---- EXTRACTED ENTRIES

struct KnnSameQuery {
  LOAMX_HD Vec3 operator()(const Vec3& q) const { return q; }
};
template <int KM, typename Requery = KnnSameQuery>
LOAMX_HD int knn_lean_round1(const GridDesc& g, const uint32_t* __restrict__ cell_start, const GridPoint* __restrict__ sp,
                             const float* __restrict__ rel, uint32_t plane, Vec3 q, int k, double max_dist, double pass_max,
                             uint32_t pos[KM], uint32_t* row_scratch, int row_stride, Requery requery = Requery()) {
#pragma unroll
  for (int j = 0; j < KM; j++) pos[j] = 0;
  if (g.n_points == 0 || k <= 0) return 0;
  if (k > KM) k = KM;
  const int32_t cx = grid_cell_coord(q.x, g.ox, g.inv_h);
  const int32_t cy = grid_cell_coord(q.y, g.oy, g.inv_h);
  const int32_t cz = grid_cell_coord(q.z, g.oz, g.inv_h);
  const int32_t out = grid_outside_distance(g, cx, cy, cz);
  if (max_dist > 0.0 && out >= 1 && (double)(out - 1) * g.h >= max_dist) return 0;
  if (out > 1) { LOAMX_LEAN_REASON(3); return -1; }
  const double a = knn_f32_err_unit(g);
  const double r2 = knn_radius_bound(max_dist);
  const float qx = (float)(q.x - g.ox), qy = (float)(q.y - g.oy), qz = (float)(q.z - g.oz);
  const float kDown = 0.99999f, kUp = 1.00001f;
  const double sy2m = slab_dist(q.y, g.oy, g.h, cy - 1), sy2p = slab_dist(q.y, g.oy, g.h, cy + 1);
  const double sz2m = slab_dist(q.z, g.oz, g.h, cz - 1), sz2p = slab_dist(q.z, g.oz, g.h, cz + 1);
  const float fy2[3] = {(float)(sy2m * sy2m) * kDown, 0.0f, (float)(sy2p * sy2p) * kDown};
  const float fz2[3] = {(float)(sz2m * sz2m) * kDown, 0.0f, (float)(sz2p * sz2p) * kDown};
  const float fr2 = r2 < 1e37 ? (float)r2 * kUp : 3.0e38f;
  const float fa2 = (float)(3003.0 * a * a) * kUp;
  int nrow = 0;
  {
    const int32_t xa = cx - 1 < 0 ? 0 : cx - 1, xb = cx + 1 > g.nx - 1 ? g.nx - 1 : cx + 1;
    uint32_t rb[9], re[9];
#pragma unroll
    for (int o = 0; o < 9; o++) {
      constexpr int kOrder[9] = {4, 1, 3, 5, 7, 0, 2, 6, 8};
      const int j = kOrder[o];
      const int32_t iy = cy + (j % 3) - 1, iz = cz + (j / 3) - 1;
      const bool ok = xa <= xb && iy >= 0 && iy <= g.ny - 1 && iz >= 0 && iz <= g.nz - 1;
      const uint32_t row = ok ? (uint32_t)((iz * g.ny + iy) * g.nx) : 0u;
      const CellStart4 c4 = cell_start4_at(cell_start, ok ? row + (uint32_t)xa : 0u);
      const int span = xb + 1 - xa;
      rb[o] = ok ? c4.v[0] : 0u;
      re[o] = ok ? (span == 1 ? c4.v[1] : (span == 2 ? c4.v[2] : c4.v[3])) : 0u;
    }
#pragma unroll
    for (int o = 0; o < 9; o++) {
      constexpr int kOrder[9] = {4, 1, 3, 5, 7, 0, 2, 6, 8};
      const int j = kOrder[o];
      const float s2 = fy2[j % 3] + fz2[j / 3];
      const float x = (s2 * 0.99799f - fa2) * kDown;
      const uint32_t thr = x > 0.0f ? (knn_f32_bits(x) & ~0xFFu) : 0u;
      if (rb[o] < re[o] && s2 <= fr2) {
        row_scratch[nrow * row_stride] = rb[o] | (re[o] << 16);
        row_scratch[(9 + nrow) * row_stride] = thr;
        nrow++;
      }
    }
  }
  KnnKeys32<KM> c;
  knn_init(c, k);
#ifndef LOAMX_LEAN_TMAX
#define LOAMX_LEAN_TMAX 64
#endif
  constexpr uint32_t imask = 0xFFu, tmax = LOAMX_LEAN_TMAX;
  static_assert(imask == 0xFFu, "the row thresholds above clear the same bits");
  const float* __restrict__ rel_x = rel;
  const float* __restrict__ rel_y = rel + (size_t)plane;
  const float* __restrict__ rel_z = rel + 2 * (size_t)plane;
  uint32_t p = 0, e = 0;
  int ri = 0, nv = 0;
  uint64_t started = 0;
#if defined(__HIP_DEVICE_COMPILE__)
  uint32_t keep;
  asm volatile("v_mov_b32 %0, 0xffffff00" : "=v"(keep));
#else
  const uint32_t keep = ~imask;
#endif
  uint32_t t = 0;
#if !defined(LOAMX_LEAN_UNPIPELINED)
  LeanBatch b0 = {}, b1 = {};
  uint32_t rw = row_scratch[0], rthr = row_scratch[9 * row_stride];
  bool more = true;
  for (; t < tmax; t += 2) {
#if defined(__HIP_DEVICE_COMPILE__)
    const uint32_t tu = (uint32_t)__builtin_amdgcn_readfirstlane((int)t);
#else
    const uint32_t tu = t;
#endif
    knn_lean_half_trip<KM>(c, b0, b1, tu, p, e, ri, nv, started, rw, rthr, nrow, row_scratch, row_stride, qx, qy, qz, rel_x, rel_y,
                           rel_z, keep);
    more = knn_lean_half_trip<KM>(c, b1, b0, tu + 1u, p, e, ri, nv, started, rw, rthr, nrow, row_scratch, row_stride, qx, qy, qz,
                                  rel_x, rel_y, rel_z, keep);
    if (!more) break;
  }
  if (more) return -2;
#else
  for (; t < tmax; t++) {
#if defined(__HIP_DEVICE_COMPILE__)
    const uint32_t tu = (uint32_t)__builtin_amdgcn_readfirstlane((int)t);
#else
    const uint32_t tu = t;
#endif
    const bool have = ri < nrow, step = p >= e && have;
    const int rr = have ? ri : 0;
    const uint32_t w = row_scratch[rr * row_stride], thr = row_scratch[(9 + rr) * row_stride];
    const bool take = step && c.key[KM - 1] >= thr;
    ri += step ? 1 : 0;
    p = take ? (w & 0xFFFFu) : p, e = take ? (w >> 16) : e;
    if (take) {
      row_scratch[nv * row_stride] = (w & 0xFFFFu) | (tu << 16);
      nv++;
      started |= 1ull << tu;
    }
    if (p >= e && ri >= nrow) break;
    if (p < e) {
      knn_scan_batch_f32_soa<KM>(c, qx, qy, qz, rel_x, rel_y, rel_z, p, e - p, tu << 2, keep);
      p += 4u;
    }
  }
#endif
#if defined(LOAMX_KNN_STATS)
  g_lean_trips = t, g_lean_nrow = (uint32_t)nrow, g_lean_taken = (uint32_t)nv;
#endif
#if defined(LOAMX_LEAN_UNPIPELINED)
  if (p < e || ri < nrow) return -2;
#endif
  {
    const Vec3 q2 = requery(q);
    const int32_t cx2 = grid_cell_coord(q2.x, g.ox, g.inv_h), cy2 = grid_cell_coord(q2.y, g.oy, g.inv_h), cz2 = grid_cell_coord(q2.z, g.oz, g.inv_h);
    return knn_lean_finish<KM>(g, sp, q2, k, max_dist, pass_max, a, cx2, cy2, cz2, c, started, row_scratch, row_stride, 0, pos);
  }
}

--------

:: BRIEF ::
Across the whole listing, every line must be copied exactly.

:: REPLY TO THE TASK ::
struct KnnSameQuery {
  LOAMX_HD Vec3 operator()(const Vec3& q) const { return q; }
};
template <int KM, typename Requery = KnnSameQuery>
LOAMX_HD int knn_lean_round1(const GridDesc& g, const uint32_t* __restrict__ cell_start, const GridPoint* __restrict__ sp,
                             const float* __restrict__ rel, uint32_t plane, Vec3 q, int k, double max_dist, double pass_max,
                             uint32_t pos[KM], uint32_t* row_scratch, int row_stride, Requery requery = Requery()) {
#pragma unroll
  for (int j = 0; j < KM; j++) pos[j] = 0;
  if (g.n_points == 0 || k <= 0) return 0;
  if (k > KM) k = KM;
  const int32_t cx = grid_cell_coord(q.x, g.ox, g.inv_h);
  const int32_t cy = grid_cell_coord(q.y, g.oy, g.inv_h);
  const int32_t cz = grid_cell_coord(q.z, g.oz, g.inv_h);
  const int32_t out = grid_outside_distance(g, cx, cy, cz);
  if (max_dist > 0.0 && out >= 1 && (double)(out - 1) * g.h >= max_dist) return 0;
  if (out > 1) { LOAMX_LEAN_REASON(3); return -1; }
  const double a = knn_f32_err_unit(g);
  const double r2 = knn_radius_bound(max_dist);
  const float qx = (float)(q.x - g.ox), qy = (float)(q.y - g.oy), qz = (float)(q.z - g.oz);
  const float kDown = 0.99999f, kUp = 1.00001f;
  const double sy2m = slab_dist(q.y, g.oy, g.h, cy - 1), sy2p = slab_dist(q.y, g.oy, g.h, cy + 1);
  const double sz2m = slab_dist(q.z, g.oz, g.h, cz - 1), sz2p = slab_dist(q.z, g.oz, g.h, cz + 1);
  const float fy2[3] = {(float)(sy2m * sy2m) * kDown, 0.0f, (float)(sy2p * sy2p) * kDown};
  const float fz2[3] = {(float)(sz2m * sz2m) * kDown, 0.0f, (float)(sz2p * sz2p) * kDown};
  const float fr2 = r2 < 1e37 ? (float)r2 * kUp : 3.0e38f;
  const float fa2 = (float)(3003.0 * a * a) * kUp;
  int nrow = 0;
  {
    const int32_t xa = cx - 1 < 0 ? 0 : cx - 1, xb = cx + 1 > g.nx - 1 ? g.nx - 1 : cx + 1;
    uint32_t rb[9], re[9];
#pragma unroll
    for (int o = 0; o < 9; o++) {
      constexpr int kOrder[9] = {4, 1, 3, 5, 7, 0, 2, 6, 8};
      const int j = kOrder[o];
      const int32_t iy = cy + (j % 3) - 1, iz = cz + (j / 3) - 1;
      const bool ok = xa <= xb && iy >= 0 && iy <= g.ny - 1 && iz >= 0 && iz <= g.nz - 1;
      const uint32_t row = ok ? (uint32_t)((iz * g.ny + iy) * g.nx) : 0u;
      const CellStart4 c4 = cell_start4_at(cell_start, ok ? row + (uint32_t)xa : 0u);
      const int span = xb + 1 - xa;
      rb[o] = ok ? c4.v[0] : 0u;
      re[o] = ok ? (span == 1 ? c4.v[1] : (span == 2 ? c4.v[2] : c4.v[3])) : 0u;
    }
#pragma unroll
    for (int o = 0; o < 9; o++) {
      constexpr int kOrder[9] = {4, 1, 3, 5, 7, 0, 2, 6, 8};
      const int j = kOrder[o];
      const float s2 = fy2[j % 3] + fz2[j / 3];
      const float x = (s2 * 0.99799f - fa2) * kDown;
      const uint32_t thr = x > 0.0f ? (knn_f32_bits(x) & ~0xFFu) : 0u;
      if (rb[o] < re[o] && s2 <= fr2) {
        row_scratch[nrow * row_stride] = rb[o] | (re[o] << 16);
        row_scratch[(9 + nrow) * row_stride] = thr;
        nrow++;
      }
    }
  }
  KnnKeys32<KM> c;
  knn_init(c, k);
#ifndef LOAMX_LEAN_TMAX
#define LOAMX_LEAN_TMAX 64
#endif
  constexpr uint32_t imask = 0xFFu, tmax = LOAMX_LEAN_TMAX;
  static_assert(imask == 0xFFu, "the row thresholds above clear the same bits");
  const float* __restrict__ rel_x = rel;
  const float* __restrict__ rel_y = rel + (size_t)plane;
  const float* __restrict__ rel_z = rel + 2 * (size_t)plane;
  uint32_t p = 0, e = 0;
  int ri = 0, nv = 0;
  uint64_t started = 0;
#if defined(__HIP_DEVICE_COMPILE__)
  uint32_t keep;
  asm volatile("v_mov_b32 %0, 0xffffff00" : "=v"(keep));
#else
  const uint32_t keep = ~imask;
#endif
  uint32_t t = 0;
#if !defined(LOAMX_LEAN_UNPIPELINED)
  LeanBatch b0 = {}, b1 = {};
  uint32_t rw = row_scratch[0], rthr = row_scratch[9 * row_stride];
  bool more = true;
  for (; t < tmax; t += 2) {
#if defined(__HIP_DEVICE_COMPILE__)
    const uint32_t tu = (uint32_t)__builtin_amdgcn_readfirstlane((int)t);
#else
    const uint32_t tu = t;
#endif
    knn_lean_half_trip<KM>(c, b0, b1, tu, p, e, ri, nv, started, rw, rthr, nrow, row_scratch, row_stride, qx, qy, qz, rel_x, rel_y,
                           rel_z, keep);
    more = knn_lean_half_trip<KM>(c, b1, b0, tu + 1u, p, e, ri, nv, started, rw, rthr, nrow, row_scratch, row_stride, qx, qy, qz,
                                  rel_x, rel_y, rel_z, keep);
    if (!more) break;
  }
  if (more) return -2;
#else
  for (; t < tmax; t++) {
#if defined(__HIP_DEVICE_COMPILE__)
    const uint32_t tu = (uint32_t)__builtin_amdgcn_readfirstlane((int)t);
#else
    const uint32_t tu = t;
#endif
    const bool have = ri < nrow, step = p >= e && have;
    const int rr = have ? ri : 0;
    const uint32_t w = row_scratch[rr * row_stride], thr = row_scratch[(9 + rr) * row_stride];
    const bool take = step && c.key[KM - 1] >= thr;
    ri += step ? 1 : 0;
    p = take ? (w & 0xFFFFu) : p, e = take ? (w >> 16) : e;
    if (take) {
      row_scratch[nv * row_stride] = (w & 0xFFFFu) | (tu << 16);
      nv++;
      started |= 1ull << tu;
    }
    if (p >= e && ri >= nrow) break;
    if (p < e) {
      knn_scan_batch_f32_soa<KM>(c, qx, qy, qz, rel_x, rel_y, rel_z, p, e - p, tu << 2, keep);
      p += 4u;
    }
  }
#endif
#if defined(LOAMX_KNN_STATS)
  g_lean_trips = t, g_lean_nrow = (uint32_t)nrow, g_lean_taken = (uint32_t)nv;
#endif
#if defined(LOAMX_LEAN_UNPIPELINED)
  if (p < e || ri < nrow) return -2;
#endif
  {
    const Vec3 q2 = requery(q);
    const int32_t cx2 = grid_cell_coord(q2.x, g.ox, g.inv_h), cy2 = grid_cell_coord(q2.y, g.oy, g.inv_h), cz2 = grid_cell_coord(q2.z, g.oz, g.inv_h);
    return knn_lean_finish<KM>(g, sp, q2, k, max_dist, pass_max, a, cx2, cy2, cz2, c, started, row_scratch, row_stride, 0, pos);
  }
}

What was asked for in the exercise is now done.